_ABOUT THIS EXERCISE_:
Look through the listing for the string "slot" and copy out every line that holds it.

--------------------

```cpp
__device__ __forceinline__ const _Float16* zeros_row2(const float* sv_lds) {
    const unsigned a = (unsigned)(size_t)(sv_lds + S2S_SV_FLOATS + S2S_PROG_INTS);
    return reinterpret_cast<const _Float16*>(sv_lds + S2S_SV_FLOATS + S2S_PROG_INTS) + (((4u * 16u - (a & 255u)) & 255u) >> 1);
}

__device__ __forceinline__ void prio_balance(int* __restrict__ prog, const int wave) {
    const int lane = threadIdx.x & 63;
    int mine = prog[wave] + 1;
    if (lane == 0) prog[wave] = mine;
    const int theirs = __builtin_amdgcn_readfirstlane(prog[wave ^ 4]);
    mine = __builtin_amdgcn_readfirstlane(mine);
    if (mine <= theirs) __builtin_amdgcn_s_setprio(3); else __builtin_amdgcn_s_setprio(0);
}

template <bool LO>
__device__ __forceinline__ void load_unit_h(f32x4 (&f)[4], const float* __restrict__ ws) {
    if (LO) {
#pragma unroll
        for (int i = 0; i < 4; ++i) f[i] = ldg4(ws + i * 256);
    } else {
        f[0] = ldg4(ws); f[2] = ldg4(ws + 256);
        f[1] = f32x4{0, 0, 0, 0}; f[3] = f32x4{0, 0, 0, 0};
    }
}

template <int NQ, int WAVES, int NKT, int TV, bool LO = true, bool EXACT = false>
__device__ __forceinline__ void fft_block_h(const float* __restrict__ W, const LayerOff L, f32x4 (&X)[NQ][4],
                                            char* __restrict__ lds, int qt0, int wave, int lane, const float one,
                                            [[maybe_unused]] unsigned long long* diag_buf = nullptr, const float* __restrict__ pf_src = nullptr,
                                            float* __restrict__ pf_dst = nullptr, float* __restrict__ sv_lds = nullptr) {
    using G = AttnLdsH<NQ, WAVES, NKT>;
    constexpr bool SV = (WAVES == 8);
    auto svp = [&](const int off) -> const float* {
        if constexpr (SV) return sv_lds + (off - L.bq_nat); else return W + off;
    };
    const int sv_i = wave * 64 + lane;
    f32x4 svv = f32x4{0, 0, 0, 0};
    if (SV && sv_i < S2S_SV_FLOATS / 4) svv = ldg4(W + L.bq_nat + 4 * sv_i);
    const int g = lane >> 4, c = lane & 15;
    DIAG_DECL;
    _Float16* __restrict__ Kl = reinterpret_cast<_Float16*>(lds);
    _Float16* __restrict__ Vl = reinterpret_cast<_Float16*>(lds + G::K_BYTES);
    _Float16* __restrict__ Ql = reinterpret_cast<_Float16*>(lds + G::K_BYTES + G::V_BYTES + G::C_BYTES + wave * G::Q_WAVE_BYTES);
    constexpr int UF = LO ? 1024 : 512;
    const float* ws = W + (LO ? L.stream_h : L.stream_f) + lane * 4;
    f32x4 fa[4], fb[4];
    load_unit_h<LO>(fa, ws); WS_ADVP(UF, 2048);

    HL xb[NQ][2];
#pragma unroll
    for (int q = 0; q < NQ; ++q) { xb[q][0] = split8<LO>(X[q][0], X[q][1], one); xb[q][1] = split8<LO>(X[q][2], X[q][3], one); }

    if (!(S2S_ABL & 4)) block_sync<WAVES == 1>();
    DIAG_STAMP(0);
    if (SV && sv_i < S2S_SV_FLOATS / 4) *reinterpret_cast<f32x4*>(sv_lds + 4 * sv_i) = svv;
    f32x4 bk_n = ldg4(W + L.bk_nat + 4 * g);
    float bv_n = W[L.bv + c];
#pragma unroll 1
    for (int p = 0; p < 4; ++p) {
        if (S2S_ABL & 4096) { for (int i = 0; i < 4; ++i) fb[i] = fa[i]; } else load_unit_h<LO>(fb, ws);
        WS_ADVP(UF, 2048);
        const f32x4 bk = bk_n;
        const float bv = bv_n;
        bk_n = ldg4(W + L.bk_nat + 16 * (p < 3 ? p + 1 : 3) + 4 * g);
        bv_n = W[L.bv + 16 * (p < 3 ? p + 1 : 3) + c];
        SB_GEMM();
        f32x4 ak[NQ], av[NQ];
#pragma unroll
        for (int q = 0; q < NQ; ++q) { ak[q] = bk; av[q] = f32x4{bv, bv, bv, bv}; }
        if (!((S2S_ABL & (1 << 22)) && pf_src == nullptr)) mm_unit_h<NQ, LO>(ak, fa, xb);
        SB_GEMM();
        if (!(S2S_ABL & 4096) || p == 3) load_unit_h<LO>(fa, ws);
        WS_ADVP(UF, 2048);
        SB_GEMM();
        if (!((S2S_ABL & (1 << 22)) && pf_src == nullptr)) mm_unit_h_t<NQ, LO>(av, fb, xb);
        const int head = 2 * p + (g >> 1), d0 = 4 * (g & 1);
        const int vrow = (2 * p + (c >> 3)) * 16 + (c & 7);
#pragma unroll
        for (int q = 0; q < NQ; ++q) {
            const int T = qt0 + q;
            const int key = EXACT ? 16 * T + c : 64 * (c >> 2) + 4 * ((T + ((c >> 2) & 1)) & 15) + (c & 3);
            h4 hi, lo;
            split4<LO>(ak[q], one, hi, lo);
            *reinterpret_cast<h4*>(Kl + ((head * 2 + 0) * G::KEYS + key) * 8 + d0) = hi;
            *reinterpret_cast<h4*>(Kl + ((head * 2 + 1) * G::KEYS + key) * 8 + d0) = lo;
            split4<LO>(av[q], one, hi, lo);
            const int Tr = (T + (g & 1)) & 15;
            const int vcol = EXACT ? 16 * T + 8 * (g & 1) + 4 * ((g >> 1) & 1)
                                   : 16 * (4 * g + (Tr >> 2)) + 8 * (Tr & 1) + 4 * ((Tr >> 1) & 1);
            *reinterpret_cast<h4*>(Vl + vrow * G::VS + vcol) = hi;
            *reinterpret_cast<h4*>(Vl + (vrow + 8) * G::VS + vcol) = lo;
        }
    }
    DIAG_STAMP(1);
    if (!(S2S_ABL & 4)) block_sync<WAVES == 1>();
    DIAG_STAMP(2);
    f32x4 acc[NQ][4];
#pragma unroll
    for (int mt = 0; mt < 4; ++mt) {
        const f32x4 b = ldg4(svp(L.bfc) + 16 * mt + 4 * g);
#pragma unroll
        for (int q = 0; q < NQ; ++q) acc[q][mt] = X[q][mt] + b;
    }

#pragma unroll 1
    for (int u = 0; u < 2; ++u) {
        f32x4 opair[2][NQ];
#pragma unroll
        for (int pp = 0; pp < 2; ++pp) {
            const int p = 2 * u + pp;
            if (pp == 0) { load_unit_h<LO>(fb, ws); WS_ADVP(UF, 8192); } else { load_unit_h<LO>(fa, ws); WS_ADVP(UF, 8192); }
            const f32x4 bq = ldg4(svp(L.bq_nat) + 16 * p + 4 * g);
            SB_GEMM();
            f32x4 qa[NQ];
#pragma unroll
            for (int q = 0; q < NQ; ++q) qa[q] = bq;
            if (!((S2S_ABL & (1 << 22)) && pf_src == nullptr)) { if (pp == 0) mm_unit_h<NQ, LO>(qa, fa, xb); else mm_unit_h<NQ, LO>(qa, fb, xb); }
            SB_GEMM();
#pragma unroll
            for (int q = 0; q < NQ; ++q) {
                h4 hi, lo;
                split4<LO>(qa[q], one, hi, lo);
                *reinterpret_cast<h4*>(Ql + ((((g >> 1) * NQ + q) * 2 + 0) * 16 + c) * 8 + 4 * (g & 1)) = hi;
                *reinterpret_cast<h4*>(Ql + ((((g >> 1) * NQ + q) * 2 + 1) * 16 + c) * 8 + 4 * (g & 1)) = lo;
            }
            const int hl = lane >> 5, n = lane & 31;
            const _Float16* const crow = Vl + 8 * 16 * G::VS;
            const _Float16* const zrow2 = zeros_row2(sv_lds);
#pragma unroll
            for (int hh = 0; hh < 2; ++hh) {
                const int head = 2 * p + hh;
                if constexpr (WAVES == 8) prio_balance(reinterpret_cast<int*>(sv_lds + S2S_SV_FLOATS), wave);
                const _Float16* qrow = Ql + (((hh * NQ + (n >> 4)) * 2 + 0) * 16 + (n & 15)) * 8;
                const h8 qb1 = *reinterpret_cast<const h8*>(qrow);
                const h8 qb2 = *reinterpret_cast<const h8*>(hl ? crow + G::VS : qrow + 16 * 8);
                const _Float16* kp = Kl + ((head * 2 + hl) * G::KEYS + n) * 8;
                const _Float16* kp2 = hl ? crow + 2 * G::VS : kp;
                const _Float16* vp = (n < 16 ? Vl + (head * 16 + n) * G::VS : n == 16 ? crow : (n >= 20 && n < 28) ? zrow2 : crow + G::VS) + 8 * hl;
                f32x16 O;
                float lsum;
                if constexpr (EXACT) {
                    softmax_pv32_online<TV, LO>(kp, kp2, vp, qb1, qb2, one, hl, O);
                    lsum = sum_h(O[8]);
                } else {
                    softmax_pv32<TV, false, LO>(kp, kp2, vp, qb1, qb2, one, hl, O, pf_src ? 1 : 0);
                    lsum = sum_h(O[8]);
// ... 336 lines not shown
```

### seq2squiggle_amd/csrc/s2s_hip.hip

```cpp
#include "s2s_device.h"
#include "s2s_device_h.h"
#include "s2s_generic.h"
#include "s2s_generic_h.h"
#include "../../include/s2s_hip.h"
#include "s2s_event_fixed.h"
#define S2S_DTW_KERNELS
#include "s2s_dtw.h"
#include "s2s_sdtw.h"
#include "s2s_resquiggle.h"
#include "s2s_segment.h"
#include "s2s_eventalign.h"
#include "s2s_chunk.h"

#include <cctype>
#include <cstdio>
#include <cstdlib>
#include <cstring>
#include <immintrin.h>
#include <map>
#include <mutex>
#include <string>
#include <vector>

template <int NQ>
// ... 225 lines not shown
        HL Sb[NQ][2];
#pragma unroll
        for (int q = 0; q < NQ; ++q) { Sb[q][0] = split8(X[q][0], X[q][1], one); Sb[q][1] = split8(X[q][2], X[q][3], one); }
        float sig[NQ], cq[NQ], rq[NQ];
#pragma unroll
        for (int q = 0; q < NQ; ++q) { cq[q] = 1.0f; rq[q] = 1.0f; }
        auto head = [&](const MlpOff m, float (&out)[NQ]) {
            f32x4 hid[NQ][4];
            linear64_h<NQ>(W + m.w0h, W + m.b0, lane, Sb, hid);
            head_out<NQ>(W, m, hid, lane, out);
        };
        head(M.noise, sig);
        if (P.duration_sampling) { head(M.conc, cq); head(M.rate, rq); }
        FDIAG(4);
        front_dwell<NQ, EVAL>(io, P, sig, cq, rq, dbg, lane);
    }
#pragma unroll
    for (int ft = 0; ft < 4; ++ft) {
        const f32x4 pe = ldg4(W + M.pe_enc + c * 64 + 16 * ft + 4 * g);
#pragma unroll
        for (int q = 0; q < NQ; ++q) X[q][ft] += pe;
    }
    FDIAG(5);
#pragma unroll 1
    for (int l = 0; l < M.enc_layers; ++l) {
        const LayerOff L = M.enc[l];
        const float* const wl = W + L.stream_h;
        f32x4 acc[NQ][4];
        HL x1b[NQ][2];
        enc_attention_h<NQ>(W, L, wl, X, acc, lane, one);
        FDIAG(2);
        enc_ffn_begin_h<NQ>(W, L, acc, X, x1b, lane, one);
        enc_ffn_half_h<NQ>(W, L, wl + 16 * 1024, 0, x1b, X, lane, one);
        enc_ffn_half_h<NQ>(W, L, wl + 32 * 1024, 2, x1b, X, lane, one);
        layer_norm64<NQ, true>(X, W + L.ln2g, W + L.ln2b, g);
        FDIAG(3);
    }
    front_store<NQ>(io, dbg, X, lane, true);
}

#define DEC_WAVES 8
#define DEC_NQ 2
#define DEC_WPS (DEC_WAVES / 4)
#define DEC_NKT 16
static constexpr int DEC_LDS_F32 = AttnLds<DEC_NKT>::BYTES;
static constexpr int DEC_LDS_H = AttnLdsH<DEC_NQ, DEC_WAVES, DEC_NKT>::BYTES;


struct GatherRaw {
    f32x4 e[DEC_NQ][4], pe[DEC_NQ][4];
    float sg[DEC_NQ];
    int idx[DEC_NQ];
};
__device__ __forceinline__ void dec_gather_issue(const ModelDev& M, const float* __restrict__ W, const float* __restrict__ slot,
                                                 const int wave, const int lane, GatherRaw& R) {
    const int g = lane >> 4, c = lane & 15;
    const int qt0 = DEC_NQ * wave;
    int cum[16];
    {
        const int dv = reinterpret_cast<const int*>(slot + 1040)[c];
        int run = 0;
#pragma unroll
        for (int j = 0; j < 16; ++j) {
            const int dj = __builtin_amdgcn_readlane(dv, j);
            run += dj < S2S_T_DEC + 1 ? dj : S2S_T_DEC + 1;
            cum[j] = run;
        }
    }
#pragma unroll
    for (int q = 0; q < DEC_NQ; ++q) {
        const int t = 16 * (qt0 + q) + c;
        int idx = 0;
#pragma unroll
        for (int j = 0; j < 16; ++j) idx += (cum[j] <= t) ? 1 : 0;
        R.idx[q] = idx;
        const int row = idx < 16 ? idx : 0;
        const float* er = slot + row * 64 + 4 * g;
        const float* pr = W + M.pe_dec + (t < S2S_T_DEC ? t : 0) * 64 + 4 * g;
#pragma unroll
        for (int ft = 0; ft < 4; ++ft) { R.e[q][ft] = ldg4(er + 16 * ft); R.pe[q][ft] = ldg4(pr + 16 * ft); }
        R.sg[q] = slot[1024 + row];
    }
}
__device__ __forceinline__ void dec_gather_finish(const GatherRaw& R, const int wave, const int lane, f32x4 (&X)[DEC_NQ][4],
                                                  float (&sig_ext)[DEC_NQ]) {
    const int c = lane & 15;
#pragma unroll
    for (int q = 0; q < DEC_NQ; ++q) {
        const int t = 16 * (DEC_NQ * wave + q) + c;
        const bool live = R.idx[q] < 16, real = t < S2S_T_DEC;
#pragma unroll
        for (int ft = 0; ft < 4; ++ft)
            X[q][ft] = real ? ((live ? R.e[q][ft] : f32x4{0, 0, 0, 0}) + R.pe[q][ft]) : f32x4{0, 0, 0, 0};
        sig_ext[q] = live ? R.sg[q] : 0.0f;
    }
}
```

--------------------

_EXPECTED ANSWER_:
__device__ __forceinline__ void dec_gather_issue(const ModelDev& M, const float* __restrict__ W, const float* __restrict__ slot,
        const int dv = reinterpret_cast<const int*>(slot + 1040)[c];
        const float* er = slot + row * 64 + 4 * g;
        R.sg[q] = slot[1024 + row];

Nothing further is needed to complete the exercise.